EM Program Equips Students with Voting Knowledge
Loyola Neighborhood News: Lake Shore Campus - V3, I6
The Elections are coming! The Elections are coming!
And while candidates across the political spectrum prepare for the upcoming primary election, a special group of Loyola University Chicago students are getting ready to help facilitate the voting process during the upcoming March 20th election.
In order to exercise the right to vote, there must be polling places and poll workers who can ensure that the election process is honest, fair, and efficient. Loyola students are gladly stepping up to fulfill this role.
The initiative to get students engaged in local democracy originally began on June 10, 2008. Loyola was awarded a grant from the Election Assistance Commission to create an Equipment Manager (EM) Program. The goal of this program was to recruit civic minded students to serve as EMs (similar to polling place administrators) for the November 4, 2008 General Election. The program consolidated the resources of the Division of Public Affairs with the passion of Loyola’s student body to encourage broad civic engagement and participation in the democratic process.

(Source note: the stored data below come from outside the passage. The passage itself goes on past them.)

template <int MODE>
__device__ __forceinline__ void store_quad(const IgemmParams& p, const f32x4 q, int row0, int col, float* Cout, int ldc,
                                           bool partial) {
  if (col >= p.N) return;
  float v[4];
  size_t o[4];
  bool ok[4];
  const bool remap = !partial && MODE == MODE_BWD_D;
#pragma unroll
  for (int i = 0; i < 4; ++i) {
    const int row = row0 + i;
    v[i] = q[i];
    ok[i] = row < p.M;
    o[i] = (remap ? remap_row(ok[i] ? row : 0, p.sub_step, p.sub_ph, p.sub_pw, p.outW, p.outHW, p.div_phw, p.div_pw) : (size_t)row) *
               ldc + col;
  }
  if (!partial) {
    if (MODE == MODE_FWD) {
      const float bias = p.bias ? p.bias[col] : 0.f;
#pragma unroll
      for (int i = 0; i < 4; ++i) v[i] += bias;
      if (p.act == EPI_RELU) {
#pragma unroll
        for (int i = 0; i < 4; ++i) v[i] = fmaxf(v[i], 0.f);
      } else if (p.act == EPI_SIGMOID) {
#pragma unroll
        for (int i = 0; i < 4; ++i) v[i] = 1.f / (1.f + __expf(-v[i]));
      }
      if (p.keep) {
        uint8_t k[4];
#pragma unroll
        for (int i = 0; i < 4; ++i) k[i] = ok[i] ? p.keep[(size_t)(row0 + i) * p.N + col] : (uint8_t)0;
#pragma unroll
        for (int i = 0; i < 4; ++i) v[i] = k[i] ? v[i] * p.mask_scale : 0.f;
      }
    } else if (MODE == MODE_BWD_D) {
      if (p.mask) {
        float y[4];
#pragma unroll
        for (int i = 0; i < 4; ++i) y[i] = ok[i] ? p.mask[o[i]] : 0.f;
#pragma unroll
        for (int i = 0; i < 4; ++i) v[i] = apply_act_grad(v[i], y[i], p.mask_act, p.mask_scale);
      }
    }
  }
  if (p.c16 && !partial) {
#pragma unroll
    for (int i = 0; i < 4; ++i)
      if (ok[i]) reinterpret_cast<__bf16*>(Cout)[o[i]] = (__bf16)v[i];
  } else {
#pragma unroll
    for (int i = 0; i < 4; ++i)
      if (ok[i]) Cout[o[i]] = v[i];
  }
}
template <int MODE, int TM, int TN, int WM, int WN>
__device__ __forceinline__ void store_tile(const IgemmParams& p, const f32x16 (&acc)[TM][TN], int m0, int n0, int wm,
                                           int wn, int li, int lh, float* Cout, int ldc, bool partial) {
#pragma unroll
  for (int a = 0; a < TM; ++a)
#pragma unroll
    for (int b = 0; b < TN; ++b)
#pragma unroll
      for (int q = 0; q < 4; ++q) {
        const f32x4 v = {acc[a][b][4 * q], acc[a][b][4 * q + 1], acc[a][b][4 * q + 2], acc[a][b][4 * q + 3]};
        store_quad<MODE>(p, v, m0 + wm * WM + a * 32 + 8 * q + 4 * lh, n0 + wn * WN + b * 32 + li, Cout, ldc, partial);
      }
}

__device__ __forceinline__ __amdgpu_buffer_rsrc_t epi_rsrc(const void* base, size_t byte_off, uint32_t bytes) {
  const unsigned long long a = reinterpret_cast<unsigned long long>(base) + byte_off;
  const uint32_t lo = __builtin_amdgcn_readfirstlane((uint32_t)a), hi = __builtin_amdgcn_readfirstlane((uint32_t)(a >> 32));
  return __builtin_amdgcn_make_buffer_rsrc(reinterpret_cast<void*>(((unsigned long long)hi << 32) | lo), 0,
                                           (int)__builtin_amdgcn_readfirstlane(bytes), 0x00020000);
}
template <int MODE>
__device__ __forceinline__ bool epi_buf_ok(const IgemmParams& p, int ldc, bool partial) {
  if (ldc >= (1 << 21)) return false;
  if (partial) return true;
  if (MODE == MODE_BWD_D && p.sub_step > 1) return false;
  if (MODE == MODE_FWD && p.keep) return false;
  return true;
}
template <int MODE, int BM, int TM, int TN, int WM, int WN, bool MASK16, bool FASTEXP = true>
__device__ __forceinline__ void store_tile_buf(const IgemmParams& p, f32x16 (&acc)[TM][TN], int m0, int n0, int wm, int wn,
                                               int li, int lh, float* Cout, int ldc, bool partial, bool c16) {
  int rows_left = p.M - m0;
  rows_left = rows_left < 0 ? 0 : (rows_left > BM ? BM : rows_left);
  const uint32_t row_el = (uint32_t)((wm * WM + 4 * lh) * ldc);
  uint32_t elb[TN];
  bool okb[TN];
#pragma unroll
  for (int b = 0; b < TN; ++b) {
    const int col = n0 + wn * WN + b * 32 + li;
    okb[b] = col < p.N;
    elb[b] = row_el + (uint32_t)col;
  }
  auto row_off = [&](int a, int e) -> uint32_t { return (uint32_t)((a * 32 + 8 * (e >> 2) + (e & 3)) * ldc); };
  if (!partial) {
    if (MODE == MODE_FWD) {
      float bias[TN];
#pragma unroll
      for (int b = 0; b < TN; ++b) bias[b] = (p.bias && okb[b]) ? p.bias[n0 + wn * WN + b * 32 + li] : 0.f;
#pragma unroll
      for (int a = 0; a < TM; ++a)
#pragma unroll
        for (int b = 0; b < TN; ++b)
#pragma unroll
          for (int e = 0; e < 16; ++e) acc[a][b][e] += bias[b];
      if (p.act == EPI_RELU) {
#pragma unroll
        for (int a = 0; a < TM; ++a)
#pragma unroll
          for (int b = 0; b < TN; ++b)
#pragma unroll
            for (int e = 0; e < 16; ++e) acc[a][b][e] = fmaxf(acc[a][b][e], 0.f);
      } else if (p.act == EPI_SIGMOID) {
#pragma unroll
        for (int a = 0; a < TM; ++a)
#pragma unroll
          for (int b = 0; b < TN; ++b)
#pragma unroll
            for (int e = 0; e < 16; ++e) acc[a][b][e] = 1.f / (1.f + (FASTEXP ? __expf(-acc[a][b][e]) : expf(-acc[a][b][e])));
      }
    } else if (MODE == MODE_BWD_D) {
      if (p.mask) {
        constexpr uint32_t MSZ = MASK16 ? 2u : 4u;
        const __amdgpu_buffer_rsrc_t rsM = epi_rsrc(p.mask, (size_t)m0 * ldc * MSZ, (uint32_t)(rows_left * ldc) * MSZ);
#pragma unroll
        for (int a = 0; a < TM; ++a)
#pragma unroll
          for (int b = 0; b < TN; ++b) {
            const uint32_t vb = okb[b] ? elb[b] * MSZ : kOOB;
            float y[16];
#pragma unroll
            for (int e = 0; e < 16; ++e) {
              if constexpr (MASK16)
                y[e] = (float)__builtin_bit_cast(
// ... 488 lines not shown
        }
      }
    } else {
#pragma unroll
    for (int u = 0; u < BK / 8; ++u) {
      f32x4 af[TM], bf[TN];
      const int kk = 8 * u + 4 * lh;
#pragma unroll
      for (int a = 0; a < TM; ++a) {
        const int row = (wm * Cfg::WM + a * 32 + li) ^ (Cfg::A_SWZ ? 32 * lh : 0);
        if (MODE == MODE_BWD_F) {
#pragma unroll
          for (int j = 0; j < 4; ++j) af[a][j] = Ac[(kk + j) * Cfg::A_LD + row];
        } else {
          af[a] = *reinterpret_cast<const f32x4*>(Ac + row * Cfg::A_LD + kk);
        }
      }
#pragma unroll
      for (int b = 0; b < TN; ++b) {
        const int col = (wn * Cfg::WN + b * 32 + li) ^ (Cfg::B_SWZ ? 32 * lh : 0);
        if (MODE == MODE_BWD_D) {
          bf[b] = *reinterpret_cast<const f32x4*>(Bc + col * Cfg::B_LD + kk);
        } else {
#pragma unroll
          for (int j = 0; j < 4; ++j) bf[b][j] = Bc[(kk + j) * Cfg::B_LD + col];
        }
      }
      if (u == BK / 8 - 1) {
        A3D_STAMP(s2);
        if (more) store_tiles(cur ^ 1);
        A3D_STAMP(s3);
      }
#pragma unroll
      for (int j = 0; j < 4; ++j)
#pragma unroll
        for (int a = 0; a < TM; ++a)
#pragma unroll
          for (int b = 0; b < TN; ++b)
            acc[a][b] = __builtin_amdgcn_mfma_f32_32x32x2f32(af[a][j], bf[b][j], acc[a][b], 0, 0, 0);
    }
    }
    A3D_STAMP(s4);
    __syncthreads();
    A3D_STAMP(s5);
#ifdef A3D_STAMPS
    d01 += s1 - s0; d12 += s2 - s1; d23 += s3 - s2; d34 += s4 - s3; d45 += s5 - s4;
#endif
  };
  for (int it = 0; it < nkt; it += 2) {
    tile_body(it, std::integral_constant<int, 0>{});
    if (it + 1 < nkt) tile_body(it + 1, std::integral_constant<int, 1>{});
  }
  };
  if constexpr (MODE == MODE_BWD_F) {
    k_loop(std::false_type{});
  } else {
    if (p.uni) k_loop(std::true_type{});
    else k_loop(std::false_type{});
  }
#ifdef A3D_STAMPS
  A3D_STAMP(tend);
  A3D_RTSTAMP(rtend);
  if (p.stamps && lane == 0) {
    unsigned long long* o = p.stamps + ((size_t)bid_in * NWAVES + wave) * 16;
    o[0] = d01; o[1] = d12; o[2] = d23; o[3] = d34; o[4] = d45; o[5] = tend - tbeg; o[6] = (unsigned long long)nkt; o[7] = tp1 - t_entry; o[15] = tp2 - tp1;
    o[8] = tbeg - t_entry; o[9] = t_entry; o[10] = tend; o[12] = rtend - rtbeg; o[13] = rtbeg; o[14] = rtend;
  }
#define A3D_STAMP_EXIT()                                                                                   \
  do {                                                                                                     \
    unsigned long long t_exit_;                                                                            \
    A3D_STAMP(t_exit_);                                                                                    \
    if (p.stamps && lane == 0) p.stamps[((size_t)bid_in * NWAVES + wave) * 16 + 11] = t_exit_;              \
  } while (0)
#else
#define A3D_STAMP_EXIT() do { } while (0)
#endif

  igemm_epilogue<MODE, BM, BN, TM, TN, Cfg::WM, Cfg::WN>(p, acc, split, bid, seg, kt_begin, kt_end, nk_total, do_bias, bsum, tid, wave, lane,
                                                          m0, n0, wm, wn);
  }
  A3D_STAMP_EXIT();
}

In addition to significant voter registration drives, the EM program allowed students to go through extensive training courses in order to learn how to master the voting equipment. The EM is essentially the leader of the polling place team—they are responsible for setting up the polling equipment before the polls open at 6 a.m., while also performing the duties of an election judge throughout the day. Furthermore, the EMs are also obligated to maintain the voting equipment, assist voters, fill out provisional ballots, and properly consolidate and transmit the polling results when the voting process is complete.
While the grant from Election Assistance Commission expired after the first two elections, Loyola decided to continue the project using its own funds. More recently, the EM program has been coordinated by the staff in the Division of Campus and Community Planning in partnership with the Cook County Clerk’s Office.
According to the Campus and Community Planning assistant, April Whitworth, the EM program “has been extremely successful.”
"We have exceeded expectations and consistently surpassed our recruitment goals,” said Whitworth.
In order to develop a program that is truly sustainable, Loyola has focused its recruitment efforts on students who have served in previous elections to ensure that the student EMs who work on Election Day are the most experienced and knowledgeable individuals. For the upcoming March 20 Primary Elections, 111 Loyola students will be returning to work as EMs and approximately 86 new students were trained in February.
According to the Cook County Clerk, David Orr, "having competent equipment managers is especially crucial now.”
“The [Loyola] students are invaluable because they are great with the new technology, able to help our veteran election judges, and they provide the foundation for a new generation of poll workers in suburban Cook County,” said Orr.
Thus far, Loyola has successfully recruited more student EMs than any other college or university in Illinois. While the monetary incentive is certainly a bonus, many Loyola students continue to participate in the program because they have found it to be an extremely gratifying experience.
“Serving as an equipment manager is a great opportunity for students to participate in local democracy and give back to their community,” said Loyola senior Nick Locke. “I feel that as a student, our participation is necessary in the political arena.”